La vicenda della mancata notifica farà perdere (o guadagnare) ulteriore tempo ad un processo che riserverà altre sorprese.
Infatti il procuratore della Cassazione ha già dato parere positivo al ricorso dei 19 imputati che contestano l’ordinanza del gup Gianluca Sarandrea che ha disposto il giudizio e nello stesso tempo rifiutato la loro richiesta di rito abbreviato. 

L’udienza fissata per dicembre in Cassazione, a meno di clamorosissime sorprese, non potrà che annullare quel provvedimento del giudice pescarese e rimandare gli atti al tribunale di Pescara dove il magistrato sarà “costretto” ad avviare il rito alternativo che in favore degli imputati prevede lo sconto di pena di un terzo.
Dunque il processo di Chieti avrà vita breve e non resisterà alla decisione incidentale della suprema corte.
Passeranno altri mesi ed entro giugno 2014, con molta probabilità, si aprirà il rito abbreviato che si terrà a porte chiuse, senza dibattimento né testimoni, né la possibilità di portare nuove prove. Il tutto sarà deciso con il materiale recuperato nelle indagini. Chi si attendeva un processo aperto e mediatico rimarrà deluso.
Sta di fatto che quello alla Montedison è forse il processo abruzzese più importante, di gran lunga più di Sanitopoli, che mette di fatto alla sbarra il colosso industriale che sapeva dei veleni, li interrava senza alcun ostacolo da parte delle autorità locali che pure intervennero più volte nell’arco dell’ultimo secolo, salvo poi dimenticare tutto fino a quando la Forestale non (ri)scoprì nel 2007 le maxi discariche dei veleni.

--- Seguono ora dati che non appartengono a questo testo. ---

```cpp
static int run_bucket_job(sbn_ctx* c, const BucketJob& J) {
  const MsmShape& s = J.s;
  const size_t NB = J.P * (size_t)s.nb;
  if (NB > 0xffffffffull) return fail(c, SBN_EINVAL, "bucket space too large");
  const size_t estride = J.da.estride;
  c->last_job[0] = (uint64_t)s.c; c->last_job[1] = (uint64_t)s.W; c->last_job[2] = (uint64_t)(J.P * estride); c->last_job[3] = (uint64_t)NB;
  size_t mean = estride / (size_t)s.nb + 1;
  uint32_t SEG = 32; while (SEG < 2 * mean && SEG < ACC_SEG_MAX) SEG <<= 1;
  if (NB < 262144) { const size_t total = J.P * estride; uint32_t cap = 32; while ((size_t)cap * 262144 < total && cap < ACC_SEG_MAX) cap <<= 1; if (SEG > cap) SEG = cap; }
  if (J.mode == MODE_SINGLE && J.da.n >= 512 && J.da.n <= 4096) SEG = 8;
  if (const char* es = getenv("SBN_MSM_SEG")) { int v = atoi(es); if (v >= 8 && v <= (int)ACC_SEG_MAX) SEG = (uint32_t)v; }
  int LPB = 1; if (J.mode == MODE_SINGLE && mean >= 48 && NB <= ((size_t)1 << 19)) LPB = 2;
  const size_t max_extra = J.P * estride / SEG + 1;
  const size_t max_big = std::min(NB, max_extra);
  int rc;
  if ((rc = ensure(c, c->hist, NB * 4))) return rc;
  if ((rc = ensure(c, c->offs, NB * 4))) return rc;
  if ((rc = ensure(c, c->sorted, J.P * estride * 4))) return rc;
  if ((rc = ensure(c, c->buckets, NB * 128 * (size_t)LPB))) return rc;
  if ((rc = ensure(c, c->acc_ctr, 64 + (ACC_SEG_MAX + 2) * 4))) return rc;
  if ((rc = ensure(c, c->extra_list, max_extra * sizeof(ExtraItem)))) return rc;
  if ((rc = ensure(c, c->extra_out, max_extra * 128))) return rc;
  if ((rc = ensure(c, c->big_list, max_big * sizeof(BigItem)))) return rc;
  int L = 1; while ((size_t)L * 64 * 2048 < NB && L < 16) L <<= 1;
  if (L < 4) L = 4;
  if (L > s.nb / 64) L = s.nb / 64;
  if (L < 1) L = 1;
  if (NB <= (size_t)64 * 16 * 1024) {
    double best = 1e300; int bl = L;
    for (int t = 1; t <= 32 && t * 64 <= std::max(s.nb, 64); t++) {
      const size_t waves = J.P * (size_t)((s.nb + 64 * t - 1) / (64 * t));
      const double cost = (double)((waves + 1023) / 1024) * (double)((2 * t - 1) + t * (LPB - 1) + 10);
      if (cost < best) { best = cost; bl = t; }
    }
    L = bl;
  }
  if (const char* el = getenv("SBN_RED_L")) { int v = atoi(el); if (v >= 1 && v <= 64) L = v; }
  const int chunks = (s.nb + 64 * L - 1) / (64 * L);
  if ((rc = ensure(c, c->red_a, J.P * chunks * 256))) return rc;
  if ((rc = ensure(c, c->red_b, J.P * ((chunks + 63) / 64) * 256))) return rc;
  if ((rc = ensure(c, c->wsum, J.P * 128))) return rc;

  uint32_t* hist = (uint32_t*)c->hist.p; uint32_t* offs = (uint32_t*)c->offs.p;
  uint32_t* sorted = (uint32_t*)c->sorted.p; uint32_t* buckets = (uint32_t*)c->buckets.p;
  AccCounters* ctr = (AccCounters*)c->acc_ctr.p;

  static_assert(sizeof(AccCounters) <= 64, "the size bins follow the counters at byte 64");
  HIPCHK(c, hipMemsetAsync(ctr, 0, 64 + (ACC_SEG_MAX + 2) * 4, c->stream));
  SortGeom g; memset(&g, 0, sizeof g);
  g.E = estride; g.estride = estride; g.nb = s.nb; g.mode = J.mode; g.ncol = J.da.n; g.tstride = J.da.tstride;
  g.RS = std::min(s.nb, c->sort_rs_max); g.logRS = 0; while ((1 << g.logRS) < g.RS) g.logRS++;
  g.R = s.nb / g.RS;
  { size_t want = (1024 + J.P * g.R - 1) / (J.P * g.R); size_t maxk = std::max<size_t>(1, estride / 4096); g.K = (int)std::max<size_t>(1, std::min(want, maxk)); }
  g.chunk = (estride + g.K - 1) / g.K;
  const uint8_t* skip = nullptr;
  const bool two_level = sort2_applies(c, J.mode, J.da.n, s.c) && !J.skip;
  if (s.c > MSM_C_MAX && !two_level) return fail(c, SBN_EINVAL, "window of %d bits needs the two-level sort", s.c);
  if (J.glv && !two_level) return fail(c, SBN_EINVAL, "GLV half-scalars need the two-level sort");
  if (two_level) {
    if ((rc = sort2_run(c, J.da.scalars, J.da.n, s, estride, hist, offs, sorted, J.glv, J.glv_gap))) return rc;
  } else {
  if (J.P > 65535 || g.R > 65535) return fail(c, SBN_EINVAL, "sort grid too large (P=%zu R=%d)", J.P, g.R);
  if ((rc = ensure(c, c->digits, J.P * estride * sizeof(dig_t)))) return rc;
  if ((rc = ensure(c, c->blockhist, J.P * (size_t)g.R * g.K * g.RS * 4))) return rc;
  dig_t* dig = (dig_t*)c->digits.p; uint32_t* bh = (uint32_t*)c->blockhist.p;
  const unsigned gd = (unsigned)((J.threads + 255) / 256);
  const size_t rows_lds = sort_rows_lds_bytes(s.nb);
  const bool fused_rows = J.mode == MODE_ROWS && c->sort_rows_ok && rows_lds <= 160 * 1024 && estride <= 8 * (size_t)SORT_SL;
  skip = fused_rows ? J.skip : nullptr;
  if (J.mode == MODE_SINGLE) LAUNCH(c, "k_digits_store", (k_digits_store<MODE_SINGLE>), gd, 256, J.da, s, dig, (const uint8_t*)nullptr);
  else LAUNCH(c, "k_digits_store", (k_digits_store<MODE_ROWS>), gd, 256, J.da, s, dig, skip);
  if (c->z_consumed && J.mode == MODE_ROWS) HIPCHK(c, hipEventRecord(c->z_consumed, c->stream));
  if (fused_rows) {
    ProfScope _ps(c, "k_sort_rows");
    hipLaunchKernelGGL(k_sort_rows, dim3((unsigned)J.P), dim3(1024), rows_lds, c->stream, (const dig_t*)dig, g, hist, offs, sorted, skip);
  } else {
    {
      ProfScope _ps(c, "k_hist_lds");
      hipLaunchKernelGGL(k_hist_lds, dim3(g.K, g.R, (unsigned)J.P), dim3(1024), (size_t)g.RS * 4, c->stream, (const dig_t*)dig, g, bh);
    }
    LAUNCH(c, "k_block_prefix", k_block_prefix, (unsigned)((NB + 255) / 256), 256, bh, g, NB, hist);
    LAUNCH(c, "k_scan", k_scan, (unsigned)J.P, 1024, hist, offs, s.nb);
    {
      ProfScope _ps(c, "k_scatter_lds");
      hipLaunchKernelGGL(k_scatter_lds, dim3(g.K, g.R, (unsigned)J.P), dim3(1024), (size_t)g.RS * 4, c->stream, (const dig_t*)dig, g, (const uint32_t*)bh, (const uint32_t*)offs, sorted);
    }
  }
  }
  if ((rc = ensure(c, c->perm, NB * 4))) return rc;
  uint32_t* size_bins = (uint32_t*)((uint8_t*)c->acc_ctr.p + 64);
  LAUNCH(c, "k_size_sort", k_size_hist, (unsigned)((NB + 1023) / 1024), 1024, hist, NB, SEG, size_bins);
  LAUNCH(c, "k_size_sort", k_size_scan, 1, 64, size_bins, SEG);
  LAUNCH(c, "k_size_sort", k_size_scatter, (unsigned)((NB + 1023) / 1024), 1024, hist, NB, SEG, size_bins, (uint32_t*)c->perm.p);
  const unsigned agrid = (unsigned)((NB * (size_t)LPB + 255) / 256);
#define ACC_FIRST_ARGS J.points, NB, s.nb, estride, SEG, hist, offs, sorted, (const uint32_t*)c->perm.p, buckets, ctr, (ExtraItem*)c->extra_list.p, (BigItem*)c->big_list.p
  if (LPB == 1) LAUNCH(c, "k_acc_first", k_acc_first<1>, agrid, 256, ACC_FIRST_ARGS);
  else LAUNCH(c, "k_acc_first", k_acc_first<2>, agrid, 256, ACC_FIRST_ARGS);
#undef ACC_FIRST_ARGS
  LAUNCH(c, "k_acc_extra", k_acc_extra, 2048, 256, J.points, s.nb, estride, SEG, hist, offs, sorted, ctr, (const ExtraItem*)c->extra_list.p, (uint32_t*)c->extra_out.p);
  LAUNCH(c, "k_acc_merge", k_acc_merge, 4096, 64, ctr, (const BigItem*)c->big_list.p, (const uint32_t*)c->extra_out.p, buckets, LPB);
  const bool red_quad = J.P * (size_t)chunks <= 2048;
  LAUNCH(c, "k_reduce_l1", k_reduce_l1, (unsigned)(J.P * chunks), 64, buckets, L, s.nb, (uint32_t*)c->red_a.p, skip, chunks, LPB);
  uint32_t* in = (uint32_t*)c->red_a.p; uint32_t* outb = (uint32_t*)c->red_b.p;
  int G = chunks, k64 = 1;
  for (;;) {
    int Gout = (G + 63) / 64;
    int final = (Gout == 1);
    if (red_quad) LAUNCH(c, "k_reduce_combine", k_reduce_combine_quad, (unsigned)(J.P * Gout), 256, in, G, Gout, k64, L, final, final ? (uint32_t*)c->wsum.p : outb);
    else LAUNCH(c, "k_reduce_combine", k_reduce_combine, (unsigned)(J.P * Gout), 64, in, G, Gout, k64, L, final, final ? (uint32_t*)c->wsum.p : outb);
    if (final) break;
    std::swap(in, outb); G = Gout; k64 += 1;
  }
  LAUNCHCHK(c);
  return SBN_OK;
}

static std::mutex g_bases_tables_mu;

static double single_msm_cost(size_t terms, const MsmShape& s, int bits) {
  double cost = (double)terms * s.W * 10.0 + (double)s.W * s.nb * 40.0;
  if (bits - (s.W - 1) * s.c < s.c - 1) cost += (double)terms * 5.0;
  return cost;
}
static MsmShape glv_shape(size_t n) {
  if (const char* env = getenv("SBN_MSM_C")) { const int v = atoi(env); if (v >= 13 && v <= 17) return make_shape(v, 127); }
  MsmShape best = make_shape(16, 127);
  for (int cc = 13; cc <= 17; cc++) { const MsmShape s = make_shape(cc, 127); if (single_msm_cost(2 * n, s, 127) < single_msm_cost(2 * n, best, 127)) best = s; }
  return best;
}
static bool glv_applies(const sbn_ctx* c, const sbn_bases* b, size_t n, const MsmShape& plain) {
  if (!b || c->msm_glv == 0 || (c->msm_glv < 0 && getenv("SBN_MSM_C"))) return false;
  const size_t npts = b->n + (b->has_h ? 1 : 0);
  if (2 * npts > 0x7fffffffull || !sort2_applies(c, MODE_SINGLE, 2 * n, S2_C_MIN)) return false;
  if (c->msm_glv == 1) return true;
  return single_msm_cost(2 * n, glv_shape(n), 127) * 1.04 < single_msm_cost(n, plain, 254);
}
static int bases_glv_table(sbn_ctx* c, const sbn_bases* b, const uint32_t** out) {
  std::lock_guard<std::mutex> tg(g_bases_tables_mu);
  if (b->d_glv) { *out = (const uint32_t*)b->d_glv; return SBN_OK; }
  const size_t npts = b->n + (b->has_h ? 1 : 0);
  void* tab = nullptr;
  hipError_t e = hipMalloc(&tab, 2 * npts * 64);
  if (e != hipSuccess) { (void)hipGetLastError(); return fail(c, SBN_ENOMEM, "hipMalloc GLV table (%zu B): %s", 2 * npts * 64, hipGetErrorString(e)); }
  LAUNCH(c, "k_glv_table", k_glv_table, (unsigned)((npts + 255) / 256), 256, (const uint32_t*)b->d_pts, npts, (uint32_t*)tab);
  hipError_t le = hipGetLastError();
  hipError_t se = hipStreamSynchronize(c->stream);
  if (le != hipSuccess || se != hipSuccess) { hipFree(tab); return fail(c, SBN_EHIP, "GLV table build: %s", hipGetErrorString(le != hipSuccess ? le : se)); }
  b->d_glv = tab;
  *out = (const uint32_t*)tab;
  return SBN_OK;
}

static int msm_device(sbn_ctx* c, const uint32_t* d_scal, const uint32_t* d_bases, size_t n, uint8_t out_xy[64], int* out_is_inf, const sbn_bases* b = nullptr) {
  if (n == 0) { memset(out_xy, 0, 64); if (out_is_inf) *out_is_inf = 1; return SBN_OK; }
  if (n > 0x7fffffffull) return fail(c, SBN_EINVAL, "msm: n=%zu exceeds 2^31-1", n);
  BucketJob J; memset(&J, 0, sizeof J);
  J.mode = MODE_SINGLE;
  {
    int cm = 1; while ((1 << cm) < c->sort_rs_max) cm++;
    const bool s2 = sort2_applies(c, MODE_SINGLE, n, S2_C_MIN);
    J.s = choose_shape(n, false, s2 ? S2_C_MAX : cm + 1, 1, s2 ? S2_C_MAX : MSM_C_MAX);
  }
  J.P = (size_t)J.s.W; J.threads = n; J.points = d_bases;
  J.da.scalars = d_scal; J.da.n = n; J.da.estride = n; J.da.bad = c->d_bad;
  const bool glv = glv_applies(c, b, n, J.s);
  int rc;
  if (glv) {
    const uint32_t* tab;
    if ((rc = bases_glv_table(c, b, &tab))) return rc;
    if ((rc = ensure(c, c->glv_scal, 2 * n * 16))) return rc;
    J.s = glv_shape(n); J.P = (size_t)J.s.W; J.threads = 2 * n; J.points = tab;
    J.da.scalars = (const uint32_t*)c->glv_scal.p; J.da.n = 2 * n; J.da.estride = 2 * n;
    J.glv = true; J.glv_gap = b->n + (b->has_h ? 1 : 0) - n;
  }
  if ((rc = ensure_pin(c, std::max<size_t>(4096, J.P * 128)))) return rc;
  if ((rc = input_check_begin(c))) return rc;
  if (glv) LAUNCH(c, "k_glv_split", k_glv_split, (unsigned)((n + 255) / 256), 256, d_scal, n, (uint32_t*)c->glv_scal.p, c->d_bad);
  if ((rc = run_bucket_job(c, J))) return rc;
  HIPCHK(c, hipMemcpyAsync(c->pin, c->wsum.p, J.P * 128, hipMemcpyDeviceToHost, c->stream));
  if ((rc = input_check_fetch(c))) return rc;
  HIPCHK(c, hipStreamSynchronize(c->stream));
  if (c->prof) prof_drain(c);
  if ((rc = input_check_end(c))) return rc;
  std::vector<sbn_host::Pt> S((size_t)J.s.W);
  for (int w = 0; w < J.s.W; w++) S[(size_t)w] = sbn_host::pt_from_device(((const sbn_host::Pt*)c->pin)[w]);
  sbn_host::Pt total = sbn_host::combine_windows(S.data(), J.s.W, J.s.c);
  sbn_host::to_affine_bytes(total, out_xy, out_is_inf);
  return SBN_OK;
}

static int bases_window_table(sbn_ctx* c, const sbn_bases* b, const MsmShape& s, const uint32_t** out) {
  std::lock_guard<std::mutex> tg(g_bases_tables_mu);
  auto it = b->tables.find(s.c);
  if (it != b->tables.end()) { *out = (const uint32_t*)it->second; return SBN_OK; }
  const size_t npts = b->n + (b->has_h ? 1 : 0);
  const size_t tot = npts * (size_t)s.W;
  int rc;
  if ((rc = ensure(c, c->gen_tmp, tot * 128))) return rc;
  void* tab = nullptr;
  hipError_t e = hipMalloc(&tab, tot * 64);
  if (e != hipSuccess) return fail(c, SBN_ENOMEM, "hipMalloc window table (%zu B): %s", tot * 64, hipGetErrorString(e));
  LAUNCH(c, "k_window_table", k_window_table, (unsigned)((npts + 63) / 64), 64, (const uint32_t*)b->d_pts, npts, s.c, s.W, (uint32_t*)c->gen_tmp.p);
  LAUNCH(c, "k_xyzz_to_affine", k_xyzz_to_affine, (unsigned)((tot + 63) / 64), 64, (const uint32_t*)c->gen_tmp.p, (uint32_t*)tab, (uint32_t*)nullptr, (uint8_t*)nullptr, tot);
  LAUNCHCHK(c);
  HIPCHK(c, hipStreamSynchronize(c->stream));
  b->tables[s.c] = tab;
  *out = (const uint32_t*)tab;
  return SBN_OK;
}

static int bases_build_comb(sbn_ctx* c, sbn_bases* b, size_t max_bytes) {
  const size_t npts = b->n + (b->has_h ? 1 : 0);
  if (npts == 0) return fail(c, SBN_EINVAL, "precompute: empty generator set");
  int cc = 0; size_t bytes = 0;
  for (int t = COMB_C_MAX; t >= 7; t--) {
    const MsmShape s = make_shape(t);
    const size_t need = npts * (size_t)s.W * (size_t)s.nb * 64;
    if (need <= max_bytes) { cc = t; bytes = need; break; }
  }
  if (!cc) return fail(c, SBN_EINVAL, "precompute: even the c = 7 table (%zu B) exceeds the budget of %zu B", npts * (size_t)make_shape(7).W * 64 * 64, max_bytes);
  {
    std::lock_guard<std::mutex> tg(g_bases_tables_mu);
    if (b->d_comb && b->comb_c == cc) return SBN_OK;
  }
  const MsmShape s = make_shape(cc);
  int rc; const uint32_t* wtab;
  if ((rc = bases_window_table(c, b, s, &wtab))) return rc;
  std::lock_guard<std::mutex> tg(g_bases_tables_mu);
  if (b->d_comb) { HIPCHK(c, hipStreamSynchronize(c->stream)); hipFree(b->d_comb); b->d_comb = nullptr; b->comb_c = 0; }
  void* tab = nullptr;
// ... 205 lines not shown
```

Questo è anche il processo alla Montedison per la quale ha avuto una posizione di vertice l’ex ministro Enrico Bondi (è stato amministratore delegato), mentre l’ex ministro della Giustizia Paola Severino è stato uno degli avvocati che difendeva Montedison nel processo di Pescara. E poi c’è la politica che guarda con attenzione al processo mentre lavora per pianificare la bonifica dei siti inquinati.